Now, we may not be happy with just the knowledge that the files are different. We may want to see the exact differences between the files. The diff command can be used to find the exact differences between the files.

$ diff Desktop/programs/quick.c c-folder/quick.c

We get back a line by line difference between the two files. The > mark indicates the content that has been added to the second file, and was not present in the first file. The < mark indicates the lines that were present in the first file, but are not existent in the second file.

tar

You would often come across (archive) files which are called tarballs. A tar ball is essentially a collection of files, which may or may not be compressed. Essentially, it eases the job of storing, backing up and transporting multiple files, at once.

Extracting an archive

The following command extracts the contents of the allfiles.tar tarball to the directory extract.

$ mkdir extract
$ cp allfiles.tar extract/
$ cd extract
$ tar -xvf allfiles.tar

The option, x tells tar to extract the files in the archive file specified by the f option. The v option tells tar to give out a verbose output.

Creating an archive

Similarly, if we wish to create a tar archive, we use the c option instead of the x option. For instance, the command below creates an archive from all the files with the .txt extension.

$ tar -cvf newarchive.tar *.txt

Compressed archives

You can also create and extract compressed archives using tar. It supports a wide variety of compressions like gzip, bzip2, lzma, etc.

We need to add an additional option to tar to handle these compressions.

Compression Option
gzip bzip2 lzma -z -j --lzma

So, if we wished to create a gzip archive in the previous command, we change it to the following

$ tar -cvzf newarchive.tar.gz *.txt

Customizing your shell

What would you do, if you want bash to execute a particular command each time you start it up? For instance, say you want the current directory to be your Desktop instead of your home folder, each time bash starts up. How would you achieve this? Bash reads and executes commands in a whole bunch of files called start-up files, when it starts up.
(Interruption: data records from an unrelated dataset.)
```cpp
#define SCAN_TILE 2048
__global__ __launch_bounds__(256) void k_num_reduce(Work w, int p_cb) {
    const int lane = lane_id();
    const int64_t blk = (int64_t)blockIdx.x * (blockDim.x >> 6) + (threadIdx.x >> 6);
    const bool on = blk < w.n_sblk;
    const uint32_t nl = on ? w.bhdr[blk].n_lead : 0u;
    uint64_t v = 0;
    for (uint32_t kq = (uint32_t)lane; kq < nl; kq += 64) {
        const size_t LR = (size_t)blk * SB_READS + kq;
        const LeadOut o = w.lout[LR];
        if (o.rb & LO_OWNER) {
            const TabEntry t = w.tab[o.h];
            const unsigned long long ic = (t.key & TAB_EXO) ? t.ic : (((unsigned long long)w.lrec[LR].runlen << 32) | (t.key & ((1ull << p_cb) - 1ull)));
            w.lrec[LR].kw = ic;
            v += (1ull << 32) | (uint32_t)ic;
        }
    }
    v = (uint64_t)wave_sum64((long long)v);
    __shared__ uint64_t s_v[4];
    if (lane == 0) { s_v[threadIdx.x >> 6] = v; if (on) w.scan_part[gridDim.x + blk] = v; }
    __syncthreads();
    if (threadIdx.x == 0) w.scan_part[blockIdx.x] = s_v[0] + s_v[1] + s_v[2] + s_v[3];
}
__device__ __forceinline__ uint64_t tab_elem(const uint32_t *cnt, uint64_t h, uint64_t n) {
    if (h >= n) return 0;
    uint32_t c = cnt[h];
    return ((uint64_t)(c > 0) << 32) | c;
}
__global__ __launch_bounds__(256) void k_scan_reduce(const uint32_t *cnt, uint64_t n, uint64_t *part) {
    __shared__ uint64_t s[4];
    uint64_t base = (uint64_t)blockIdx.x * SCAN_TILE, v = 0;
    for (int k = 0; k < SCAN_TILE / 256; k++) v += tab_elem(cnt, base + k * 256 + threadIdx.x, n);
    v = (uint64_t)wave_sum64((long long)v);
    if (lane_id() == 0) s[threadIdx.x >> 6] = v;
    __syncthreads();
    if (threadIdx.x == 0) part[blockIdx.x] = s[0] + s[1] + s[2] + s[3];
}
__global__ __launch_bounds__(1024) void k_scan_partials(uint64_t *part, uint64_t nparts, unsigned long long *total_hi, unsigned long long *total_lo) {
    __shared__ uint64_t s_w[2][16];
    const int lane = lane_id(), wv = threadIdx.x >> 6;
    uint64_t carry = 0;
    int it = 0;
    for (uint64_t base = 0; base < nparts; base += 8192, it ^= 1) {
        const uint64_t i0 = base + 8 * (uint64_t)threadIdx.x;
        uint64_t c[8], v = 0;
#pragma unroll
        for (int k = 0; k < 8; k++) { c[k] = i0 + k < nparts ? part[i0 + k] : 0; v += c[k]; }
        uint64_t x = v;
        for (int o = 1; o < 64; o <<= 1) { uint64_t t = (uint64_t)__shfl_up((long long)x, o); if (lane >= o) x += t; }
        if (lane == 63) s_w[it][wv] = x;
        __syncthreads();
        uint64_t woff = 0, tot = 0;
#pragma unroll
        for (int k = 0; k < 16; k++) { const uint64_t t = s_w[it][k]; tot += t; woff += k < wv ? t : 0ull; }
        uint64_t run = carry + woff + x - v;
#pragma unroll
        for (int k = 0; k < 8; k++) { if (i0 + k < nparts) part[i0 + k] = run; run += c[k]; }
        carry += tot;
    }
    if (threadIdx.x == 0) { *total_hi = carry >> 32; if (total_lo) *total_lo = carry & 0xFFFFFFFFull; }
}
__global__ __launch_bounds__(256) void k_num_apply(Work w) {
    const int lane = lane_id();
    const int64_t blk = (int64_t)blockIdx.x * (blockDim.x >> 6) + (threadIdx.x >> 6);
    if (blk >= w.n_sblk) return;
    const uint32_t nl = w.bhdr[blk].n_lead;
    uint64_t carry = w.scan_part[blockIdx.x];
    for (int q = 0; q < (int)(threadIdx.x >> 6); q++) carry += w.scan_part[gridDim.x + blk - (threadIdx.x >> 6) + q];
    for (uint32_t k0 = 0; k0 < nl; k0 += 64) {
        const uint32_t kq = k0 + (uint32_t)lane;
        uint64_t v = 0, ic = 0; uint32_t h = 0;
        if (kq < nl) {
            const size_t LR = (size_t)blk * SB_READS + kq;
            const LeadOut o = w.lout[LR];
            if (o.rb & LO_OWNER) { h = o.h; ic = w.lrec[LR].kw; v = (1ull << 32) | (uint32_t)ic; }
        }
        uint64_t x = v;
        for (int o = 1; o < 64; o <<= 1) { uint64_t t = (uint64_t)__shfl_up((long long)x, o); if (lane >= o) x += t; }
        if (v) {
            const uint64_t ex = carry + x - v;
            const uint32_t cid = (uint32_t)(ex >> 32);
            w.cl_start[cid] = (uint32_t)ex; w.cl_n[cid] = (uint32_t)v; w.cl_ikey[cid] = (uint32_t)(ic >> 32); w.toff[h] = (uint32_t)ex;
        }
        carry += rl64(x, 63);
    }
}
__global__ __launch_bounds__(SB_T) void k_scatter(int64_t n, Work w) {
    __shared__ uint32_t s_dst[SB_READS];
    const int64_t blk = blockIdx.x;
    const uint32_t nl = w.bhdr[blk].n_lead;
    uint32_t v[SB_U];
#pragma unroll
    for (int u = 0; u < SB_U; u++) { const int64_t i = (blk * SB_U + u) * SB_T + threadIdx.x; v[u] = i < n ? w.slot[i] : NONE32; }
    for (uint32_t kq = threadIdx.x; kq < nl; kq += SB_T) {
        const LeadOut o = w.lout[(size_t)blk * SB_READS + kq];
        s_dst[kq] = w.toff[o.h] + (o.rb & ~LO_OWNER);
        if (o.rb & LO_OWNER) *reinterpret_cast<uint4 *>(&w.tab[o.h]) = make_uint4(0, 0, 0, 0);
    }
    __syncthreads();
#pragma unroll
    for (int u = 0; u < SB_U; u++) {
        const int64_t i = (blk * SB_U + u) * SB_T + threadIdx.x;
        if (v[u] != NONE32) w.members[s_dst[v[u] & 0xFFFFu] + (v[u] >> 16)] = (uint32_t)i;
    }
}

#ifndef DESC_WPE
#define DESC_WPE 8
#endif
__global__ __launch_bounds__(256, DESC_WPE) void k_describe(DevBatch b, DevParams p, Work w, int tiles_per_block) {
    __shared__ long long s_stat[WAVES_PER_BLOCK][6];
    long long st[6] = {0, 0, 0, 0, 0, 0};
    int lqmin = 0x7FFFFFFF, lqmax = -1;
    const int lane = lane_id(), wv = threadIdx.x >> 6;
    for (int cb = 0; cb < tiles_per_block; cb++) {
        const int64_t i = ((int64_t)blockIdx.x * tiles_per_block + cb) * 256 + threadIdx.x;
        if (i < b.n) {
            union { gce_core c; uint4 q[2]; } t; const uint4 *src = reinterpret_cast<const uint4 *>(b.core + i); t.q[0] = src[0]; t.q[1] = src[1];
            const gce_core k = t.c;
            const uint8_t c = d_classify(k);
            bool mapped = k.tid >= 0;
            const int nmv = b.nm[i]; const bool has_nm = b.nm_type[i] != 0;
            int mism = (mapped && has_nm) ? nmv : 0;
            w.nmx[i] = ((uint32_t)nmv << 1) | (has_nm ? 1u : 0u);
            st[0] += 1; st[1] += k.l_qseq; st[4] += mism;
            if (!mapped) { st[2] += 1; st[3] += k.l_qseq; }
            if (mism > 0) st[5] += 1;
            if (c != CLS_DROP) { lqmin = min(lqmin, k.l_qseq); lqmax = max(lqmax, k.l_qseq); }
            if (c == CLS_CLUSTERED) {
                const uint32_t *cg = b.cigar + b.cigar_off[i];
                const uint32_t c0w = k.n_cigar ? cg[0] : 0;
                int mo_ = 0, ml_ = 0;
                if (k.n_cigar == 1) ml_ = cig_op(c0w) == 0 ? cig_len(c0w) : 0;
                else d_first_m(cg, k.n_cigar, mo_, ml_);
                if (k.l_qseq > 65535) raise_error(w.si, GCE_ERR_INVALID, (uint32_t)i);
                if (p.ref_win && k.isize != 0 && k.tid < p.n_ref && p.ref_data[k.tid]) {
                    const int64_t rl = k.n_cigar == 1 ? (int64_t)cig_len(c0w) * consumes_ref(cig_op(c0w)) : (int64_t)d_cigar_rlen(cg, k.n_cigar);
                    const int64_t end_in = min((int64_t)k.pos + rl, p.ref_len[k.tid]);
                    if ((int64_t)k.pos < p.ref_win[2 * k.tid] || end_in > p.ref_win[2 * k.tid + 1]) raise_error(w.si, GCE_ERR_REF_WINDOW, (uint32_t)i);
                }
                store_desc(w.rdesc, (uint64_t)i, b.seq_off[i], b.qual_off[i], c0w, k.pos, k.isize != 0, k.l_qseq, mo_, ml_, k.n_cigar, k.tid, k.n_cigar > 1 ? cg[k.n_cigar - 1] : c0w);
                const char *src2; uint8_t hm = 0;
                if (b.mi && b.mi_off[i] != 0xFFFFFFFFFFFFFFFFull) { src2 = b.mi + b.mi_off[i]; hm = 1; }
                else src2 = b.qname + b.qname_off[i];
                int s0, l0;
                if (!d_umi_slice(src2, p, s0, l0, hm ? -1 : (int)k.l_qname - 1)) { raise_error(w.si, GCE_ERR_UMI_PARSE, (uint32_t)i); s0 = 0; l0 = 0; }
                if (l0 > UINFO_MAXLEN) { raise_error(w.si, GCE_ERR_UMI_PARSE, (uint32_t)i); l0 = 0; }
                w.uinfo[i] = uinfo_pack((hm ? b.mi_off[i] : b.qname_off[i]) + (uint64_t)s0, hm != 0, k.l_qname, l0);
            }
        }
    }
    for (int k = 0; k < 6; k++) { long long v = wave_sum64(st[k]); if (lane == 0) s_stat[wv][k] = v; }
    lqmin = wave_min(lqmin); lqmax = wave_max(lqmax);
    if (lane == 0) {
        if (lqmin < *(volatile int *)&w.si->lq_min) atomicMin(&w.si->lq_min, lqmin);
        if (lqmax > *(volatile int *)&w.si->lq_max) atomicMax(&w.si->lq_max, lqmax);
    }
    __syncthreads();
    if (threadIdx.x < 6) {
        long long v = s_stat[0][threadIdx.x] + s_stat[1][threadIdx.x] + s_stat[2][threadIdx.x] + s_stat[3][threadIdx.x];
        if (v) atomicAdd((unsigned long long *)&w.si->pre_slot[blockIdx.x & (GCE_PRE_SLOTS - 1)][threadIdx.x], (unsigned long long)v);
    }
}
```

gencore_amd/csrc/gce_device.hpp:

```cpp
#pragma once
#include <hip/hip_runtime.h>
#include <stdint.h>
#include "../../include/gencore_amd.h"

#define GCE_WAVE 64
#define NONE32 0xFFFFFFFFu
#define EMPTY64 0xFFFFFFFFFFFFFFFFull

enum : uint32_t { THR_PROPER = 0, THR_UNPROPER = 1, THR_NEVER = 2, THR_RAW = 3 };
enum : uint8_t { TIER_NEVER = 0, TIER_SUB16 = 1, TIER_SUB32 = 2, TIER_FAST = 3, TIER_DEEP_LDS = 4, TIER_DEEP_DEVICE = 5, TIER_GENERIC = 6 };
enum : uint8_t { CLS_DROP = 0, CLS_CLUSTERED = 1, CLS_BYPASS = 2 };

struct DevBatch {
    int64_t n;
    const gce_core *core;
    const uint64_t *qname_off; const char *qname;
    const uint64_t *cigar_off; const uint32_t *cigar;
    const uint64_t *seq_off;   uint8_t *seq;
    const uint64_t *qual_off;  uint8_t *qual;
    const int32_t *nm; const uint8_t *nm_type;
    const uint64_t *mi_off; const char *mi;
    const uint64_t *tick;
};

struct DevParams {
    int32_t proper_thr, unproper_thr, duplex_mismatch_thr, cluster_size_req, base_score_req;
    int32_t high_q, moderate_q, low_q;
    int32_t s_high, s_moderate, s_low, s_bad;
    int32_t skip_low_complexity_thr, duplex_only, disable_duplex, period;
    int32_t score_bias, score_max;
    uint32_t q2s_lut;
    uint32_t thr_low4, thr_mod4, thr_high4;
    int32_t q2s_swar_ok;
    double score_percent_req;
    char prefix[32];
    int32_t prefix_len;
    int32_t n_targets;
    const uint32_t *target_len;
    const uint64_t *target_cum;
    int32_t key_bt, key_bl;
    int32_t nw_ok, nw_cb, nw_bd;
    int32_t vote_ok, vote_accept_by_qual, s_min_lb;
    int64_t tick_offset;
    int64_t tick_epoch0; int32_t tick_rem0;
    int32_t trailing_flush;
    int32_t n_ref;
    const uint8_t *const *ref_data;
    const int64_t *ref_len;
    const int64_t *ref_win;
};
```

When bash starts up as an interactive login shell, it reads the files /etc/profile, ~/.bash_profile, ~/.bash_login, and ~/.profile in that order.

When it is a shell that is not a login shell, ~/.bashrc is read and the commands in it are executed. This can be prevented using the --norc option. To force bash to use another file, instead of the ~/.bashrc file on start-up, the --rcfile option may be used.

Now, you know what you should do, to change the current directory to you Desktop. Just put a cd ~/Desktop into your ~/.bashrc and you are set!

This example is quite a simple and lame one. The start-up files are used for a lot more complex things than this. You could set (or unset) aliases and a whole bunch of environment variables in the .bashrc, like changing environment variables etc.